By Stage II, three or more clusters have appeared across multiple brain regions, and tau begins spreading into deeper structures involved in memory and emotional regulation. Dementia frequency rises to about 47%. Depression, impulsivity, and short-term memory problems become more noticeable.
Stage III brings large, merging patches of tau throughout the cortex and into the hippocampus, amygdala, and brainstem. Visible brain shrinkage and enlarged fluid-filled spaces become apparent. About 65% of people at this stage have dementia, and behavioral symptoms like aggression, poor judgment, and significant memory loss are common.
Stage IV represents the most severe form. Tau has spread throughout virtually the entire brain, including the spinal cord. Nerve cells in regions that produce key brain chemicals have died, and widespread tissue loss is obvious. Dementia is present in over 92% of cases. At this stage, individuals typically need full-time care.
How CTE Differs From Post-Concussion Syndrome
People sometimes confuse CTE with post-concussion syndrome, but the two conditions are fundamentally different. Post-concussion syndrome is a short-term consequence of a single traumatic brain injury. Symptoms like headaches, dizziness, and difficulty concentrating typically resolve within a few weeks or months. In some cases, persistent post-concussion symptoms may last longer and could signal a risk for further complications, but the condition itself does not involve progressive neurodegeneration.

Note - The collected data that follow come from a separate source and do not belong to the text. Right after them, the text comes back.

#define VMTL_ACT_NONE 0
#define VMTL_ACT_RELU 1
#define VMTL_ACT_HSWISH 2
#define VMTL_ACT_HSIGMOID 3
#define VMTL_ACT_SIGMOID 4

#define VMTL_PREC_FP32 0
#define VMTL_PREC_BF16 1

const char* vmtl_version(void);
const char* vmtl_last_error_string(void);
int vmtl_reload_env(void);
int vmtl_timestamp(long long* out, void* stream);


int vmtl_conv2d_fwd(const float* x, const float* wp, const float* bias, float* y, float* stats,
                    int B, int H, int W, int Cs, int Ho, int Wo, int ldy, int Nw, int Cout,
                    int KH, int KW, int stride, int pad, int act, int shuffle, void* stream);
// ... 63 lines not shown
int vmtl_unpack_up2(const float* slabs, float* grad, int Cout, int Cos, int C0, int Cin, int nslabs, void* stream);

int vmtl_conv2d_wgrad_splits(int M, int Nw, int Ktot);
int vmtl_conv2d_wgrad(const float* x, const float* dy, float* slabs, int splits, int B, int H, int W, int Cs,
                      int Ho, int Wo, int ldy, int Nw, int KH, int KW, int stride, int pad, void* stream);
int vmtl_conv2d_wgrad_p(const float* x, const float* dy, float* slabs, int splits, int B, int H, int W, int Cs,
                        int Ho, int Wo, int ldy, int Nw, int KH, int KW, int stride, int pad, int precision,
                        void* stream);

int vmtl_conv3x3_wgrad_small_supported(int Cs, int ldy, int W);
int vmtl_conv3x3_wgrad_small_slabs(int B, int H, int W);
int vmtl_conv3x3_wgrad_small(const float* x, const float* dy, float* slabs, int nslabs, int B, int H, int W, int Cs,
                             int ldy, int Nw, void* stream);


int vmtl_conv3x3_small_supported(int Cs, int Nw);
int vmtl_conv3x3_small_tiles(int B, int H, int W);
int vmtl_conv3x3_small_stat_rows(int B, int H, int W);
int vmtl_conv3x3_small_stat_block(int B, int H, int W);
int vmtl_conv3x3_small(const float* x, const float* x2, const float* pa, const float* pb, const float* pc,
                       int act_in, float* a_out, const float* wp, const float* bias, float* y, float* yb, int Ca,
                       float* stats, int ep_mode, const float* ez_x, const float* ez_mean, const float* ez_invstd,
                       const float* ez_gamma, const float* ez_beta, int ez_act, int B, int H, int W, int Cs, int ldy,
                       int Nw, int Cout, void* stream);

int vmtl_conv3x3_halo_supported(int B, int H, int W, int Cs, int ldy, int Nw);
int vmtl_conv3x3_halo_stat_rows(int B, int H, int W);
int vmtl_conv3x3_halo_stat_block(int B, int H, int W);
int vmtl_conv3x3_halo(const float* x, const float* pa, const float* pc, int act_in, float* a_out, const float* wp,
                      const float* bias, float* y, float* stats, int ep_mode, const float* ez_x, const float* ez_mean,
                      const float* ez_invstd, const float* ez_gamma, const float* ez_beta, int ez_act, int B, int H,
                      int W, int Cs, int ldy, int Nw, int Cout, void* stream);

int vmtl_dwconv_fwd(const float* x, const float* wp, float* y, int B, int H, int W, int Cs, int Ho, int Wo,
                    int K, int stride, int pad, void* stream);
int vmtl_dwconv_bn_stats_rows(int M, int Cs);
int vmtl_dwconv_bn_stats_block(int M, int Cs);
int vmtl_dwconv_bn_fwd(const float* x, const float* coef_a, const float* coef_c, int act, const float* wp, float* y,
                       float* a_out, float* partial, int B, int H, int W, int Cs, int Ho, int Wo, int K, int stride,
                       int pad, void* stream);
int vmtl_dwconv_bwd_data(const float* dy, const float* wp, float* dx, int B, int H, int W, int Cs, int Ho,
                         int Wo, int K, int stride, int pad, void* stream);
int vmtl_dwconv_bwd_data_add(const float* dy, const float* wp, const float* addend, float* dx, int B, int H, int W,
                             int Cs, int Ho, int Wo, int K, int stride, int pad, void* stream);
int vmtl_dwconv_bwd_weight_rows(int M, int Cs);
int vmtl_dwconv_bwd_weight(const float* x, const float* dy, float* partial, float* dw, int B, int H, int W,
                           int C, int Cs, int Ho, int Wo, int K, int stride, int pad, void* stream);

int vmtl_pack_weights(const float* src, float* dst, int R1, int R0, int T, int C, int Cs, long long sr1,
                      long long sr0, long long st, long long sc, int flip, void* stream);
int vmtl_pack_weights_scaled(const float* src, float* dst, int R1, int R0, int T, int C, int Cs, long long sr1,
                             long long sr0, long long st, long long sc, int flip, const float* scale, int sstride,
                             int smode, void* stream);
int vmtl_unpack_weights_stitch(const float* packed, float* grad, const float* w, const float* scale, int sstride,
                               float* ds, float* work, int R0, int T, int C, int Cs, int nslabs, long long slab_stride,
                               int reduce_all, void* stream);
int vmtl_pack_desc_bytes(void);
int vmtl_pack_weights_batch(const void* descs, int n, long long total, void* stream);
int vmtl_pack_weights_slice(const float* src, float* dst, int R0, int T, int C, int group, long long sr0,
                            long long st, long long sc, int flip, void* stream);
int vmtl_unpack_weights(const float* packed, float* grad, int R1, int R0, int T, int C, int Cs,
                        long long sr1, long long sr0, long long st, long long sc, int flip, int nslabs,
                        long long slab_stride, void* stream);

CTE, by contrast, is a long-term consequence of repeated brain injuries. It involves actual structural changes to the brain that worsen over time, even after the person has stopped being exposed to head impacts. Symptoms tend to appear years or even decades after the period of exposure, and they do not improve. The delay between the end of a playing career or military service and the onset of noticeable cognitive or behavioral problems can span many years, which makes the connection between cause and effect difficult to recognize without knowing the person’s history.

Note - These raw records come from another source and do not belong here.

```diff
@@ -1502,6 +1553,13 @@
         return (POT && P.map.aux) ? P.ucost[action & EDGE_ACTION_MASK] + P.pot_weight * (double)(action >> EDGE_POT_SHIFT) : P.ucost[action & EDGE_ACTION_MASK];
       }, SpecCounts{{S.c_cand, S.c_cand - S.c_live, S.c_live, S.c_cut}}, t_begin, ld_state);
       P.out[q].n_refill |= (unsigned long long)S.c_drop << 32;
+      if constexpr (LEAD > 0 || MISS_CTR) {
+        unsigned long long *ls = query_lead_stats(P.out, P.nq, q);
+        for (int i = 0; i < 4; i++) ls[i] = S.c_miss[i];
+        ls[4] = S.c_early;
+        ls[5] = S.c_early_long;
+        ls[6] = S.c_early_evict;
+      }
 #ifdef MPLX_LOOKUP_TIMERS
       if (P.nq == 1 || q % 61 == 0) {
       printf("cyc2 q%d batches %llu:", q, S.cyc[7]);
diff --git a/mpl_ros_amd/planner.py b/mpl_ros_amd/planner.py
--- a/mpl_ros_amd/planner.py
+++ b/mpl_ros_amd/planner.py
@@ -734,6 +734,12 @@
         ctx.check(ctx.lib.mplx_result_open_dropped(ctx.h, q, C.byref(n)))
         return int(n.value)
 
+    def queryOpenLead(self, q=0):
+        ctx = self._ctx()
+        v = (C.c_uint64 * 7)()
+        ctx.check(ctx.lib.mplx_result_open_lead(ctx.h, q, v))
+        return dict(misses=[int(x) for x in v[:4]], early_pulls=int(v[4]), early_pulls_long_prefix=int(v[5]), early_pulls_evicting=int(v[6]))
+
     def getTrajCost(self):
         return self.traj_cost_
 
```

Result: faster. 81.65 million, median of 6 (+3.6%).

Why Diagnosis Remains Difficult
CTE can currently only be confirmed after death, through microscopic examination of brain tissue. No blood test, brain scan, or clinical exam can definitively diagnose it in a living person. Different diagnostic criteria exist for clinical and research purposes, but their accuracy remains unclear.
That may be changing. The NIH recently awarded $15 million to a Boston University-led project called DIAGNOSE CTE Research Project-II, which is working to identify biological markers of CTE in living patients. The study uses blood draws, advanced brain imaging, and a specialized scan that highlights tau protein deposits, combined with extensive cognitive and neuropsychiatric testing. The goal is to develop a reliable way to detect CTE before death, which would be a major step toward earlier intervention.
Treatment Options Today
There is no treatment that stops or reverses CTE. The brain damage is progressive, and symptoms worsen over time. Current management focuses entirely on addressing individual symptoms as they arise. Cognitive behavioral therapy can help with depression and anxiety, and certain medications may ease mood-related symptoms, but nothing targets the underlying disease process.

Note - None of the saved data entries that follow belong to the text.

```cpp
__global__ __launch_bounds__(256) void k_copy_diag(double* __restrict__ A, int64_t lda, int64_t bsA,
                                                   const double* __restrict__ diag, int64_t bsD, int first) {
  const int blk = first + blockIdx.x;
  const double* src = diag + blockIdx.y * bsD + (int64_t)blk * TILE * TILE;
  double* dst = A + blockIdx.y * bsA + ((int64_t)blk * TILE) * lda + (int64_t)blk * TILE;
  const int lane = threadIdx.x & 63, wave = threadIdx.x >> 6;
#pragma unroll 8
  for (int i = 0; i < 32; ++i) {
    const int r = 4 * i + wave;
    *reinterpret_cast<v2d*>(dst + (int64_t)r * lda + 2 * lane) = *reinterpret_cast<const v2d*>(src + r * TILE + 2 * lane);
  }
}

template <int T, int BK>
__global__ __launch_bounds__(256) void k_syrk_trail(double* __restrict__ A, int64_t lda, int k0, int k1, int first,
                                                    int colmode, int n, int64_t bsA = 0, int per = 0,
                                                    const int* __restrict__ colk0 = nullptr, int far_col = 0, int ncol = 0) {
  extern __shared__ double smem[];
  A += blockIdx.y * bsA;
  int a, b;
  if (colmode == 0) {
    if (per > 0) {
      const int t = xcd_share(blockIdx.x, per);
      if (t >= n * (n + 1) / 2) return;
      tri_grouped(t, n, a, b);
    } else {
      tri_decode(blockIdx.x, a, b);
    }
  } else {
    const int S = colmode == 1 ? TILE / T : ncol;
// ... 2 lines not shown
    for (int c = 0; c < S - 1; ++c)
      if (b == c && idx >= n - c) {
        idx -= n - c;
        b = c + 1;
      }
    a = b + idx;
  }
  if (colk0) {
    const int col = first + (b * T) / TILE;
    if (col >= far_col) k0 = colk0[col];
    if (k0 >= k1) return;
  }
  const int64_t base = (int64_t)first * TILE;
  v4d acc[T / 32][T / 32];
  load_tile<T, T>(acc, A, lda, base + (int64_t)a * T, base + (int64_t)b * T);
  gemm_tile<KC, KC, T, T, BK, true>(acc, A, lda, base + (int64_t)a * T, A, lda, base + (int64_t)b * T,
                                    (int64_t)k0 * TILE, (int64_t)k1 * TILE, smem);
  store_tile<T, T>(acc, A, lda, base + (int64_t)a * T, base + (int64_t)b * T, 1.0, 0.0);
}


template <int T>
__device__ __forceinline__ bool tri_find(const TriProb* __restrict__ probs, int nprob, int bid, TriProb& p, int& e0,
                                         int& e1) {
  constexpr int S = (TILE / T) * (TILE / T);
  for (int q = 0; q < nprob; ++q) {
    const TriProb c = probs[q];
    const int nt = (c.hi - c.mid) * (c.mid - c.lo) * S;
    const int nw = (T == 128) ? nt : nt / 2;
    const int o = (T == 128) ? c.off : c.off * S / 2;
    if (bid >= o && bid < o + nw) {
      p = c;
      e0 = bid - o;
      e1 = (T == 128) ? -1 : nt - 1 - e0;
      return true;
    }
  }
  return false;
}

template <int T>
__global__ __launch_bounds__(256, 2) void k_trtri_T(const double* __restrict__ L, int64_t ldl,
                                                    const double* __restrict__ Linv, int64_t ldi,
                                                    double* __restrict__ Tmp, int64_t ldt,
                                                    const TriProb* __restrict__ probs, int nprob, int64_t bsA = 0,
                                                    int64_t bsL = 0, int64_t bsT = 0, int per = 0) {
  extern __shared__ double smem[];
  L += blockIdx.y * bsA;
  Linv += blockIdx.y * bsL;
  Tmp += blockIdx.y * bsT;
  TriProb p;
  int e[2];
  if (!tri_find<T>(probs, nprob, xcd_share(blockIdx.x, per), p, e[0], e[1])) return;
  const int rows = (p.hi - p.mid) * (TILE / T), w = (p.mid - p.lo) * (TILE / T);
  for (int u = 0; u < 2; ++u) {
    if (e[u] < 0) continue;
    int ti, tj;
    if (per > 0) {
      rect_grouped(e[u], w, rows, tj, ti);
    } else {
      tj = e[u] / rows, ti = e[u] % rows;
    }
    const int64_t m0 = (int64_t)p.mid * TILE + (int64_t)ti * T, n0 = (int64_t)p.lo * TILE + (int64_t)tj * T;
    v4d acc[T / 32][T / 32];
    acc_zero(acc);
    gemm_tile<KC, RC, T, T, TileCfg<T>::bk>(acc, L, ldl, m0, Linv, ldi, n0, n0, (int64_t)p.mid * TILE, smem);
    store_tile<T, T>(acc, Tmp, ldt, m0, n0, 1.0, 0.0);
  }
}

template <int T>
__global__ __launch_bounds__(256, 2) void k_trtri_R(double* __restrict__ Linv, int64_t ldi,
                                                    const double* __restrict__ Tmp, int64_t ldt,
                                                    const TriProb* __restrict__ probs, int nprob, int64_t bsL = 0,
                                                    int64_t bsT = 0, int per = 0) {
  extern __shared__ double smem[];
  Linv += blockIdx.y * bsL;
  Tmp += blockIdx.y * bsT;
  TriProb p;
  int e[2];
  if (!tri_find<T>(probs, nprob, xcd_share(blockIdx.x, per), p, e[0], e[1])) return;
  const int rows = (p.hi - p.mid) * (TILE / T), w = (p.mid - p.lo) * (TILE / T);
  for (int u = 0; u < 2; ++u) {
    if (e[u] < 0) continue;
    int ti, tj;
    if (per > 0) {
      rect_grouped(e[u], rows, w, ti, tj);
      ti = rows - 1 - ti;
    } else {
      ti = rows - 1 - e[u] / w, tj = e[u] % w;
    }
    const int64_t m0 = (int64_t)p.mid * TILE + (int64_t)ti * T, n0 = (int64_t)p.lo * TILE + (int64_t)tj * T;
    v4d acc[T / 32][T / 32];
    acc_zero(acc);
    gemm_tile<KC, RC, T, T, TileCfg<T>::bk>(acc, Linv, ldi, m0, Tmp, ldt, n0, (int64_t)p.mid * TILE, m0 + T, smem);
    store_tile<T, T>(acc, Linv, ldi, m0, n0, -1.0, 0.0);
  }
}

__global__ __launch_bounds__(256, 2) void k_lauum_tiles32(const double* __restrict__ Linv, int64_t ldi, int64_t np,
                                                          double* __restrict__ Kinv, int64_t ldk, int64_t bsL, int64_t bsK,
                                                          int nbatch) {
  extern __shared__ double smem[];
  const int tile = (int)(blockIdx.x / nbatch), slot = (int)(blockIdx.x % nbatch);
  Linv += slot * bsL;
  Kinv += slot * bsK;
  int ti, tj;
  tri_decode(tile >> 2, ti, tj);
  const int r32 = 2 * ti + ((tile >> 1) & 1), c32 = 2 * tj + (tile & 1);
  v4d acc[1][1];
  acc_zero(acc);
  gemm_tile<RC, RC, 32, 32, BK32>(acc, Linv, ldi, (int64_t)r32 * 32, Linv, ldi, (int64_t)c32 * 32,
                                  (int64_t)(r32 > c32 ? r32 : c32) * 32, np, smem);
  store_tile<32, 32>(acc, Kinv, ldk, (int64_t)r32 * 32, (int64_t)c32 * 32, 1.0, 0.0);
}

template <int KERN, int DCAP, int T>
__global__ __launch_bounds__(256, 2) void k_lauum_grad(const double* __restrict__ Linv, int64_t ldi, int64_t np,
                                                       int64_t n, const double* __restrict__ alpha,
                                                       const double* __restrict__ XsT, int64_t ldx, Hyper h,
                                                       double* __restrict__ partial, double* __restrict__ Kinv,
                                                       int64_t ldk, const Hyper* __restrict__ hp = nullptr,
                                                       int64_t bsL = 0, int64_t bsV = 0, int64_t bsX = 0,
                                                       int64_t bsP = 0, int nbatch = 1, int from_kinv = 0, int64_t bsK = 0) {
  extern __shared__ double smem[];
  const int tile = (int)(blockIdx.x / nbatch), slot = (int)(blockIdx.x % nbatch);
  if (hp) h = hp[slot];
  Linv += slot * bsL;
  alpha += slot * bsV;
  XsT += slot * bsX;
  partial += slot * bsP;
  int ti, tj;
  tri_decode(tile, ti, tj);
  v4d acc[T / 32][T / 32];
  if (from_kinv) {
    load_tile<T, T>(acc, Kinv + slot * bsK, ldk, (int64_t)ti * T, (int64_t)tj * T);
  } else {
    acc_zero(acc);
    gemm_tile<RC, RC, T, T, TileCfg<T>::bk>(acc, Linv, ldi, (int64_t)ti * T, Linv, ldi, (int64_t)tj * T, (int64_t)ti * T, np,
                                            smem);
    if (Kinv) store_tile<T, T>(acc, Kinv, ldk, (int64_t)ti * T, (int64_t)tj * T, 1.0, 0.0);
  }
  double* xa = smem;
  double* xb = smem + MAX_D * T;
  double* aa = smem + 2 * MAX_D * T;
  double* ab = aa + T;
  double* red = ab + T;
  const int t = threadIdx.x;
  for (int e = t; e < h.d * T; e += 256) {
    const int j = e / T, c = e % T;
    xa[j * T + c] = XsT[j * ldx + (int64_t)ti * T + c];
    xb[j * T + c] = XsT[j * ldx + (int64_t)tj * T + c];
  }
  if (t < T) {
    aa[t] = alpha[(int64_t)ti * T + t];
// ... 51 lines not shown
```

### bobe_amd/csrc/gemm_f64.hpp

```cpp
#pragma once
#include <hip/hip_runtime.h>
#include <stdint.h>
#include <type_traits>

namespace bobe {

typedef double v4d __attribute__((ext_vector_type(4)));
typedef double v2d __attribute__((ext_vector_type(2)));

constexpr int TILE = 128;
constexpr int TK = 16;
constexpr int GEMM_THREADS = 256;

enum Layout { KC = 0, RC = 1 };

template <int L, int R, int BK>
struct Img {
  static constexpr int stride = (L == KC) ? (BK + 2) : (R + 16);
  static constexpr int doubles = (L == KC) ? R * (BK + 2) : BK * (R + 16);
};
constexpr int imax(int a, int b) { return a > b ? a : b; }
template <int TM, int TN, int BK>
constexpr int gemm_smem_doubles() {
  return 2 * (imax(Img<KC, TM, BK>::doubles, Img<RC, TM, BK>::doubles) +
// ... 307 lines not shown
    BOBE_STAMP_STEP();
    buf ^= 1;
    frags(fa[0], fb[0], smem + buf * (IA + IB), 0);
    __builtin_amdgcn_sched_barrier(0);
    mfmas(BK / 4 - 1);
    __builtin_amdgcn_sched_barrier(0);
    BOBE_STAMP(0);
  };
  const int64_t kd = TRIL ? (kend - TM > kbeg ? kend - TM : kbeg) : kend;
  for (int64_t k0 = kbeg; k0 < kd; k0 += BK) kstep(k0, std::false_type(), 0);
  if (TRIL)
    for (int64_t k0 = kd; k0 < kend; k0 += BK) kstep(k0, std::true_type(), (int)(k0 - (kend - TM)));
  BOBE_STAMPS_END(tid);
}

template <int TM = 128>
__device__ __forceinline__ int acc_row(int i, int r, int tid = threadIdx.x) {
  const int t = tid;
  return ((t >> 6) >> 1) * (TM / 2) + 16 * i + ((t & 63) >> 4) + 4 * r;
}
template <int TN = 128>
__device__ __forceinline__ int acc_col(int j, int tid = threadIdx.x) {
  const int t = tid;
  return ((t >> 6) & 1) * (TN / 2) + 16 * j + (t & 15);
}

template <int TM = 128, int TN = 128>
__device__ __forceinline__ void store_tile(const v4d (&acc)[TM / 32][TN / 32], double* __restrict__ C, int64_t ldc,
                                           int64_t m0, int64_t n0, double alpha, double beta, int tid = threadIdx.x) {
#pragma unroll
// ... 63 lines not shown
```

### bobe_amd/csrc/gp_factor.hip

```cpp
#include "gp_handle.hpp"

#include <chrono>

#include "chol_kernels.hpp"

using namespace bobe;

namespace bobe {

constexpr int SYRK32_BK = 128, SYRK64_BK = 16;
constexpr int SYRK32_SMEM = gemm_smem_doubles_exact<KC, KC, 32, 32, SYRK32_BK>() * 8 / 2;
constexpr int SYRK64_SMEM = gemm_smem_doubles_exact<KC, KC, 64, 64, SYRK64_BK>() * 8;

void configure_factor_kernels() {
  static bool done[64] = {false};
  int dev = 0;
  HIPCHK(hipGetDevice(&dev));
  if (dev < 0 || dev >= 64 || done[dev]) return;
  allow_big_lds(k_potf2<true>, POTF2_SMEM_BYTES);
  allow_big_lds(k_potf2<false>, POTF2_SMEM_BYTES);
  allow_big_lds(k_trti_diag, POTF2_SMEM_BYTES);
  allow_big_lds(k_trsm_panel, TRSM_SMEM_BYTES);
  allow_big_lds((k_chol_panel<false, 3>), POTF2_SMEM_BYTES);
  allow_big_lds((k_chol_panel<false, 4>), POTF2_SMEM_BYTES);
  allow_big_lds((k_chol_panel<true, 3>), POTF2_SMEM_BYTES);
  allow_big_lds((k_chol_panel<true, 4>), POTF2_SMEM_BYTES);
  allow_big_lds(k_trtri_T<128>, GEMM_SMEM_BYTES);
  allow_big_lds(k_trtri_R<128>, GEMM_SMEM_BYTES);
  allow_big_lds(k_syrk_trail<64, SYRK64_BK>, SYRK64_SMEM);
  allow_big_lds(k_syrk_trail<32, SYRK32_BK>, SYRK32_SMEM);
  allow_big_lds(k_trtri_T<64>, GEMM64_SMEM_BYTES);
  allow_big_lds(k_trtri_R<64>, GEMM64_SMEM_BYTES);
  allow_big_lds(k_trtri_T<32>, GEMM32_SMEM_BYTES);
  allow_big_lds(k_trtri_R<32>, GEMM32_SMEM_BYTES);
  allow_big_lds(k_lauum_tiles32, GEMM32_SMEM_BYTES);
  allow_big_lds(k_lauum_grad<0, 8, 64>, GEMM64_SMEM_BYTES);
  allow_big_lds(k_lauum_grad<0, 16, 64>, GEMM64_SMEM_BYTES);
  allow_big_lds(k_lauum_grad<0, 32, 64>, GEMM64_SMEM_BYTES);
  allow_big_lds(k_lauum_grad<1, 8, 64>, GEMM64_SMEM_BYTES);
  allow_big_lds(k_lauum_grad<1, 16, 64>, GEMM64_SMEM_BYTES);
  allow_big_lds(k_lauum_grad<1, 32, 64>, GEMM64_SMEM_BYTES);
  allow_big_lds(k_lauum_grad<0, 8, 128>, GEMM_SMEM_BYTES);
  allow_big_lds(k_lauum_grad<0, 16, 128>, GEMM_SMEM_BYTES);
  allow_big_lds(k_lauum_grad<0, 32, 128>, GEMM_SMEM_BYTES);
  allow_big_lds(k_lauum_grad<1, 8, 128>, GEMM_SMEM_BYTES);
  allow_big_lds(k_lauum_grad<1, 16, 128>, GEMM_SMEM_BYTES);
  allow_big_lds(k_lauum_grad<1, 32, 128>, GEMM_SMEM_BYTES);
  done[dev] = true;
}

const Tuning& tuning() {
  static Tuning t = [] {
    Tuning v{512, 600, 300, 1, BOBE_MAX_MLL_SLOTS, 2048, 1, 1, false, false, true, true};
    auto geti = [](const char* name, int& dst) {
      const char* e = std::getenv(name);
      if (e) dst = std::atoi(e);
      return e != nullptr;
    };
    geti("BOBE_SYRK32_BELOW", v.syrk32_below);
    geti("BOBE_TRTRI64", v.trtri64_below);
    geti("BOBE_PAIR_MIN", v.pair_min);
    geti("BOBE_LOCKSTEP_MIN_N", v.lockstep_min_n);
    v.mll_slots_set = geti("BOBE_MLL_SLOTS", v.mll_slots);
    geti("BOBE_GRAPH_MAX_N", v.graph_max_n);
    geti("BOBE_XCD_SHARES", v.xcd_shares);
    geti("BOBE_FILL", v.fill);
    v.trace = std::getenv("BOBE_TRACE") != nullptr;
    int reuse = 1;
    geti("BOBE_FACTOR_REUSE", reuse);
    v.factor_reuse = reuse != 0;
    int glds = 1;
    geti("BOBE_GEMM_GLDS", glds);
    v.gemm_glds = glds != 0;
    return v;
  }();
  return t;
}

double default_refine_kappa() {
  static const double v = [] {
    const char* e = std::getenv("BOBE_REFINE_KAPPA");
    return e ? std::atof(e) : 1e6;
  }();
  return v;
}

int default_solve_block() {
  static const int v = [] {
// ... 151 lines not shown
                   int ncols) {
  const Tuning& tu = tuning();
  const int rem = nb - first;
  if (rem <= 0 || (!colk0 && k1 <= k0)) return;
  const int kb = k1 - k0;
  const int n64 = 2 * rem, n32 = 4 * rem;
  const int nc64 = 2 * ncols;
  const int t64 = colmode == 2 ? nc64 * n64 - nc64 * (nc64 - 1) / 2 : (colmode ? 2 * n64 - 1 : n64 * (n64 + 1) / 2);
  const int t32 = colmode ? 4 * n32 - 6 : n32 * (n32 + 1) / 2;
  if (kb == 1 && !colk0 && colmode != 2 && B * t64 < tu.syrk32_below) {
    hipLaunchKernelGGL((k_syrk_trail<32, SYRK32_BK>), dim3(t32, B), dim3(256), SYRK32_SMEM, stream, a, Np, k0, k1, first,
                       colmode, n32, bsA, 0, (const int*)nullptr, 0, 0);
    return;
  }
  const TileGrid tg = colmode ? TileGrid{t64, 0} : tile_grid(t64);
  hipLaunchKernelGGL((k_syrk_trail<64, SYRK64_BK>), dim3(tg.grid, B), dim3(256), SYRK64_SMEM, stream, a, Np, k0, k1, first,
                     colmode, n64, bsA, tg.per, colk0, far_col, nc64);
}

int bobe_gp::panel_strips(int B, int rr) const {
  return B * panel_workgroups(rr, 3) <= std::max(num_cus, 1) ? 3 : 4;
}
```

Because of this, prevention is the only effective strategy. Reducing the number and severity of head impacts, particularly in youth and amateur sports, limiting unnecessary contact during practices, and improving protective equipment all aim to lower cumulative exposure. For anyone with a long history of repetitive head impacts, awareness of the early signs (mood changes, memory difficulties, impulsivity) can help prompt supportive care sooner, even without a definitive diagnosis.